Ohio won’t forget Donald Trump’s attacks on workers and broken promises
This Labor Day is like none other in recent memory — the parades have gone virtual, and the backyard picnics are for close family and friends only. Ohio workers are celebrating, but things are a bit more somber than in the past.
As Election Day grows closer, Donald Trump is doing everything he can to distract from his failure to contain the coronavirus threat and the economic devastation caused by the crisis. More than 190,000 Americans have died, and millions are out of work, but Trump is spending all weekend on the golf course.
Here in Ohio, we’ve seen up close how Trump has failed to deliver on his economic promises. Donald Trump is hoping we forget about his broken promises to the people of the Mahoning Valley (“Don’t move, don’t sell your house”). And he’s hoping Ohio workers forget about how he threatened an iconic Ohio company and its workers.
Ohioans won’t forget.
This weekend Ohio AFL-CIO President Tim Burga called out Trump for attacking Goodyear:
At a time when real national leadership could have delivered us through this pandemic, we have a president who is more interested in his political fortunes than guiding us through an unprecedented time of social and economic uncertainty. Indeed, in the middle of the pandemic, the president last month called for the boycott of Goodyear just to make a political point. He put thousands of Ohio jobs on the line as he irresponsibly tries to throw red meat to his political base. Devoid of competence and bereft of empathy, President Trump has time and again betrayed the working people he is sworn to serve and promised to deliver for.

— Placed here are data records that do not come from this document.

# ShuoYangRobotics/Cerberus

Measured on NVIDIA H100. Metric: sliding-window solves/sec (10-frame x 150-feature windows), higher is better.
Workload: dtype f64

## Files before the change

cerberus_b200/csrc/cabi.cu:

```cuda
#include "../../include/cerberus_b200.h"
#include "solve_kernel.cuh"
#include "preint_kernel.cuh"
#include "feature_kernels.cuh"
#include "marg_kernels.cuh"
#include "pack_kernels.cuh"
#include "resident_kernels.cuh"
#include <string>
#include <vector>
#include <thread>
#include <cstring>
#include <cstdio>
#include <algorithm>
#include <chrono>
#include <cstdlib>
#include <cstdint>
#include <utility>

using namespace cerb;

static thread_local std::string g_err;
static int fail(int code, const std::string &msg) { g_err = msg; return code; }
#define CUDA_TRY(expr)                                                                                         \
    do {                                                                                                       \
        cudaError_t e_ = (expr);                                                                               \
        if (e_ != cudaSuccess) return fail(CERB_ERR_CUDA, std::string(#expr) + ": " + cudaGetErrorString(e_)); \
    } while (0)
#define COPY_TRY(h, dst, src, bytes, kind, s)                                                          \
    do {                                                                                               \
        (h)->traffic.count((kind), (bytes));                                                           \
        CUDA_TRY(cudaMemcpyAsync((dst), (src), (bytes), (kind), (s)));                                 \
    } while (0)
struct Traffic {
    int64_t h2d = 0, d2h = 0, ops = 0, staged = 0;
    void count(cudaMemcpyKind kind, size_t bytes) { if (kind == cudaMemcpyDeviceToDevice) return; (kind == cudaMemcpyHostToDevice ? h2d : d2h) += (int64_t)bytes; ops++; }
};

template <typename T> struct Resident {
    T *d = nullptr, *h = nullptr;
    size_t per = 0;
    T *at(size_t w) const { return d + w * per; }
    T *h_at(size_t w) const { return h + w * per; }
    size_t bytes(size_t n_windows) const { return n_windows * per * sizeof(T); }
};

struct CerbHandle {
    CerbSolverConfig cfg;
    int sm_count = 0, grid = 0;
    enum { MAX_CHUNKS = 32, LANES = 4 };
    cudaStream_t stream = nullptr, copy_stream = nullptr;
    cudaStream_t lane[LANES] = {};
    cudaEvent_t ev_lane[LANES] = {};
    cudaEvent_t ev_copy[MAX_CHUNKS] = {};
    cudaEvent_t ev0 = nullptr, ev1 = nullptr;
    bool ev_pending = false;
    double last_ms = 0; int last_launches = 0, last_dma_ops = 0; size_t last_staged_bytes = 0;
    int B = 0, F = 0, O = 0;
    int n = 0;
    Resident<CerbWindowDesc> rdesc; Resident<CerbFeature> rfeat; Resident<CerbObservation> robs; Resident<CerbWindowState> rstate;
    Resident<double> rpre, rlam;
    Resident<int> n_features, feat_start, feat_nobs, feat_off, flags, obs_stereo, prior_meta, rep_i, perm;
    Resident<double> obs, pre, sinfo, prior_J, prior_r, prior_x0, prior_Hp, state, state0, lam, lam0, rep_d;
    Resident<double> olam, ostate; Resident<CerbSolveReport> orep;
    double *d_ws = nullptr, *d_dbg = nullptr, *h_dbg = nullptr, *d_G = nullptr, *d_probe_repd = nullptr;
    int *d_probe_repi = nullptr;
    std::vector<void *> dev_bufs, host_bufs;
    std::vector<std::pair<uintptr_t, size_t>> regs;
    std::vector<int> nfeat, n0;
    int test_fail_factorizations = 0; double test_initial_mu = 0.0;
    bool solved = false;
    std::vector<int> h_perm; bool perm_valid = false;
    long ws_stride = 0;
    size_t smem_bytes = 0;
    std::vector<std::pair<char *, size_t>> arena; size_t arena_chunk = 0, arena_used = 0;
    Traffic traffic;
    int res_n = 0;
    Resident<int> pre_slot;
    std::vector<int> res_win;
    std::vector<int> res_extent;
    std::vector<char> res_prior_valid;
    std::vector<char> res_leg;
    Resident<double> step_J, step_r;
    bool prior_gathered = false;
    bool prior_gather_due = false;
    std::vector<unsigned char> res_mark;
};

static int create_impl(CerbHandle *h, const CerbSolverConfig *cfg, const cudaDeviceProp &prop);
#define CERB_DEVICE(h) do { if (h) { cudaError_t e_ = cudaSetDevice((h)->cfg.device); if (e_ != cudaSuccess) return fail(CERB_ERR_CUDA, std::string("cudaSetDevice: ") + cudaGetErrorString(e_)); } } while (0)

extern "C" {

const char *cerb_last_error(void) { return g_err.c_str(); }
const char *cerb_version(void) {
#if defined(CERB_CUSIM)
    return "cerberus_b200 0.1 (cusim test build)";
#else
    return "cerberus_b200 0.1 (sm_90a)";
#endif
}

void cerb_default_config(CerbSolverConfig *c) {
    std::memset(c, 0, sizeof(*c));
    c->device = 0; c->max_batch = 1024; c->max_features = 160; c->max_obs = 160 * CERB_NUM_FRAMES;
    c->max_num_iterations = 12; c->optimize_leg_bias = 1;
    c->g[0] = 0; c->g[1] = 0; c->g[2] = 9.805;
    c->visual_sqrt_info = 460.0 / 1.5; c->huber_delta = 1.0;
    c->initial_trust_region_radius = 1e4; c->max_trust_region_radius = 1e16; c->min_trust_region_radius = 1e-32;
    c->min_relative_decrease = 1e-3; c->function_tolerance = 1e-6; c->gradient_tolerance = 1e-10; c->parameter_tolerance = 1e-8;
}

void cerb_default_preint_config(CerbPreintConfig *p) {
    std::memset(p, 0, sizeof(*p));
    p->acc_n = 0.9; p->acc_n_z = 2.5; p->gyr_n = 0.05; p->acc_w = 0.0004; p->gyr_w = 0.0002;
    p->phi_n = 1e-5; p->dphi_n = 1e-5; p->rho_c_n = 1e-8; p->rho_nc_n = 1e-11;
    p->v_n_min_xy = 1e-3; p->v_n_min_z = 5e-3; p->v_n_min = 5e-3; p->v_n_max = 900.0;
    p->v_n_force_thres_ratio = 0.8; p->v_n_term1_steep = 10; p->v_n_term2_var_rescale = 1e-6; p->v_n_term3_distance_rescale = 1e-3;
    p->contact_sensor_type = 0;
    const double ox[4] = {0.1805, 0.1805, -0.1805, -0.1805}, oy[4] = {0.047, -0.047, 0.047, -0.047}, d[4] = {0.0838, -0.0838, 0.0838, -0.0838};
    for (int l = 0; l < 4; l++) { p->rho_fix[l][0] = ox[l]; p->rho_fix[l][1] = oy[l]; p->rho_fix[l][2] = d[l]; p->rho_fix[l][3] = 0.21; }
    p->R_br[0] = p->R_br[4] = p->R_br[8] = 1.0;
}


int cerb_create(const CerbSolverConfig *cfg, CerbHandle **out) {
    if (!cfg || !out) return fail(CERB_ERR_BAD_ARGUMENT, "cerb_create: null argument");
    if (cfg->max_batch < 1 || cfg->max_features < 1 || cfg->max_features > CERB_MAX_FEATURES || cfg->max_obs < 1)
        return fail(CERB_ERR_BAD_ARGUMENT, "cerb_create: bad capacities");
    int ndev = 0;
    if (cudaGetDeviceCount(&ndev) != cudaSuccess || ndev <= cfg->device)
        return fail(CERB_ERR_NO_DEVICE, "cerb_create: no CUDA device (this library has no CPU fallback)");
    CUDA_TRY(cudaSetDevice(cfg->device));
    cudaDeviceProp prop;
    CUDA_TRY(cudaGetDeviceProperties(&prop, cfg->device));
    CerbHandle *h = new CerbHandle();
    const int rc = create_impl(h, cfg, prop);
    if (rc != CERB_OK) { const std::string keep = g_err; cerb_destroy(h); g_err = keep; return rc; }
    *out = h;
    return CERB_OK;
}

}

template <typename T> static cudaError_t dmalloc(CerbHandle *h, T **p, size_t n) {
    const cudaError_t e = cudaMalloc((void **)p, n * sizeof(T));
    if (e == cudaSuccess) h->dev_bufs.push_back(*p);
    return e;
}
template <typename T> static cudaError_t hmalloc(CerbHandle *h, T **p, size_t n) {
    const cudaError_t e = cudaMallocHost((void **)p, n * sizeof(T));
    if (e == cudaSuccess) h->host_bufs.push_back(*p);
    return e;
}
template <typename T> static cudaError_t alloc(CerbHandle *h, Resident<T> &a, size_t per, bool mirror = false) {
    a.per = per;
    const cudaError_t e = dmalloc(h, &a.d, (size_t)h->B * per);
    return (e != cudaSuccess || !mirror) ? e : hmalloc(h, &a.h, (size_t)h->B * per);
}

static int create_impl(CerbHandle *h, const CerbSolverConfig *cfg, const cudaDeviceProp &prop) {
    h->cfg = *cfg; h->sm_count = prop.multiProcessorCount;
    if (const char *e = std::getenv("CERB_TEST_FAIL_FACTORIZATIONS")) h->test_fail_factorizations = std::atoi(e);
    if (const char *e = std::getenv("CERB_TEST_INITIAL_MU")) h->test_initial_mu = std::atof(e);
    h->B = cfg->max_batch; h->F = cfg->max_features; h->O = cfg->max_obs;
    h->grid = std::min(h->B, h->sm_count);
    h->smem_bytes = (size_t)SMEM_DOUBLES * sizeof(double);
    if (h->smem_bytes > prop.sharedMemPerBlockOptin) return fail(CERB_ERR_CUDA, "solve kernel needs more shared memory than the device offers");
    CUDA_TRY(cudaFuncSetAttribute(vilo_solve_kernel, cudaFuncAttributeMaxDynamicSharedMemorySize, (int)h->smem_bytes));
    CUDA_TRY(cudaFuncSetAttribute(prior_prepare_kernel, cudaFuncAttributeMaxDynamicSharedMemorySize, (int)(PRIOR_TROWS * PRIOR_TLD * sizeof(double))));
    CUDA_TRY(cudaStreamCreate(&h->stream));
    CUDA_TRY(cudaStreamCreate(&h->copy_stream));
    h->lane[0] = h->stream;
    for (int k = 1; k < CerbHandle::LANES; k++) CUDA_TRY(cudaStreamCreate(&h->lane[k]));
    for (int k = 0; k < CerbHandle::LANES; k++) CUDA_TRY(cudaEventCreate(&h->ev_lane[k]));
    for (int k = 0; k < CerbHandle::MAX_CHUNKS; k++) CUDA_TRY(cudaEventCreate(&h->ev_copy[k]));
    CUDA_TRY(cudaEventCreate(&h->ev0)); CUDA_TRY(cudaEventCreate(&h->ev1));
    const size_t F = h->F, O = h->O;
    h->ws_stride = ws_size(h->F);
    CUDA_TRY(alloc(h, h->rdesc, 1, true)); CUDA_TRY(alloc(h, h->rfeat, F, true)); CUDA_TRY(alloc(h, h->robs, O, true)); CUDA_TRY(alloc(h, h->rstate, 1, true));
    CUDA_TRY(alloc(h, h->rpre, CERB_WINDOW_SIZE * RAW_PRE_STRIDE, true)); CUDA_TRY(alloc(h, h->rlam, F, true)); CUDA_TRY(alloc(h, h->perm, F));
    CUDA_TRY(alloc(h, h->olam, F, true)); CUDA_TRY(alloc(h, h->ostate, ST_STRIDE, true)); CUDA_TRY(alloc(h, h->orep, 1, true));
    CUDA_TRY(alloc(h, h->n_features, 1)); CUDA_TRY(alloc(h, h->feat_start, F)); CUDA_TRY(alloc(h, h->feat_nobs, F)); CUDA_TRY(alloc(h, h->feat_off, F));
    CUDA_TRY(alloc(h, h->flags, 1)); CUDA_TRY(alloc(h, h->obs_stereo, O)); CUDA_TRY(alloc(h, h->prior_meta, PRIOR_META_STRIDE)); CUDA_TRY(alloc(h, h->rep_i, 4));
    CUDA_TRY(alloc(h, h->obs, NOBS_PLANES * O)); CUDA_TRY(alloc(h, h->pre, CERB_WINDOW_SIZE * PRE_STRIDE)); CUDA_TRY(alloc(h, h->sinfo, CERB_WINDOW_SIZE * 961));
    CUDA_TRY(alloc(h, h->prior_J, PRIOR_LD * PRIOR_LD, true)); CUDA_TRY(alloc(h, h->prior_r, PRIOR_LD, true)); CUDA_TRY(alloc(h, h->prior_x0, CERB_MAX_PRIOR_BLOCKS * 9));
    CUDA_TRY(alloc(h, h->prior_Hp, PRIOR_LD * PRIOR_LD));
    CUDA_TRY(alloc(h, h->state, ST_STRIDE)); CUDA_TRY(alloc(h, h->state0, ST_STRIDE)); CUDA_TRY(alloc(h, h->lam, F)); CUDA_TRY(alloc(h, h->lam0, F)); CUDA_TRY(alloc(h, h->rep_d, 2));
    CUDA_TRY(dmalloc(h, &h->d_ws, (size_t)CerbHandle::LANES * h->grid * h->ws_stride)); CUDA_TRY(dmalloc(h, &h->d_dbg, 2 * (NR + F) + 8)); CUDA_TRY(dmalloc(h, &h->d_G, 4));
    CUDA_TRY(dmalloc(h, &h->d_probe_repi, 4)); CUDA_TRY(dmalloc(h, &h->d_probe_repd, 2)); CUDA_TRY(hmalloc(h, &h->h_dbg, 2 * (NR + F) + 8));
    CUDA_TRY(alloc(h, h->pre_slot, CERB_WINDOW_SIZE + 1, true));
    h->nfeat.assign(h->B, 0); h->n0.assign(h->B, 0); h->res_extent.assign(h->B, 0); h->res_prior_valid.assign(h->B, 0); h->res_leg.assign(h->B, 1);
    CUDA_TRY(cudaMemcpy(h->d_G, cfg->g, 3 * sizeof(double), cudaMemcpyHostToDevice));
    return CERB_OK;
}
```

Goodyear employs 3,300 people in Akron. These are good-paying jobs — many of them union. These are people who take pride in their work, in taking care of their families, in helping to strengthen their communities.
In just one tweet, President Trump put their livelihoods at risk. This comes after spending years making his own Trump-branded products overseas.
How insulting — not only to Goodyear workers, their families, and the State of Ohio, but also to their suppliers and retailers all over the country.
Maya Angelou once said, “When people show you who they are, believe them.”
This is who Donald Trump is. He has made it clear: He doesn’t care about workers and he’s willing to risk American jobs to try to save his own.
As workers struggle against a deadly pandemic, a painful recession and deep racial disparities, the labor movement also faces an additional burden: a union-busting president.
When he isn’t calling to boycott Goodyear and its thousands of union workers for petty personal reasons, Donald Trump is actively fighting against working people. That’s because, like so many CEOs and Wall Street robber-barons, he knows that if he can diminish union power, he can run the table on every American worker.
Across the state, Ohioans are reminding their communities about Trump’s attack on Goodyear — and making the case that their community could be next.
In Crain’s Cleveland Business:
Trump’s tweet about Goodyear Tire & Rubber Co., calling for a boycott of a company that has been in business for more than 100 years and employs thousands of workers here in Ohio, is an attack on workers, their integrity and the good name of Goodyear Tire & Rubber worldwide. I know the Goodyear CEO, Richard Kramer. He is an honorable man, an exemplary leader, and dedicated to Goodyear and the region. He and Goodyear are shining stars in Northeast Ohio.
Some in our region may be thinking, well, I’m glad it was Goodyear and not Progressive Insurance, Parker Hannifin, Sherwin-Williams, Cleveland Clinic or J.M. Smucker Co.
That’s the problem, though. The next time, it could be Progressive. It could be Procter & Gamble. It could be Jeep. It could be Cooper Tire & Rubber Co. It could be Sherwin-Williams. Somewhere, somebody could fabricate a story on the internet about one of these companies, and Trump tweets about it, and boom — a company needs to waste time and resources, and possibly see workers laid off, because of a boycott incited by the president of the United States.
The point is this: Donald Trump doesn’t care about blue collar workers in Ohio or any other region. He said it didn’t really matter when General Motors closed its plant in Lordstown, where over a thousand jobs were lost and a community pushed into turmoil. Now, he said it didn’t matter if Goodyear workers lost their jobs because they would be able to find new jobs. How? Where? At what personal cost to these workers, their families and the region?
Donald Trump screwed over his contractors and workers when he was running casinos.
And now he’s screwing Ohio workers because his feelings got hurt.
Trump’s tweet about Goodyear, calling for a boycott of a company that has been in business for more than 100 years and employs thousands of workers here in Ohio, is an attack on workers.
Maybe you’re thinking, well, I’m glad it was Goodyear and not Cedar Point!
Time and time again, Donald Trump has broken his promises, and Ohio workers have paid the price for his reckless tweets and chaotic incompetence. It’s time to elect someone who cares about working people — it’s time to elect Joe Biden.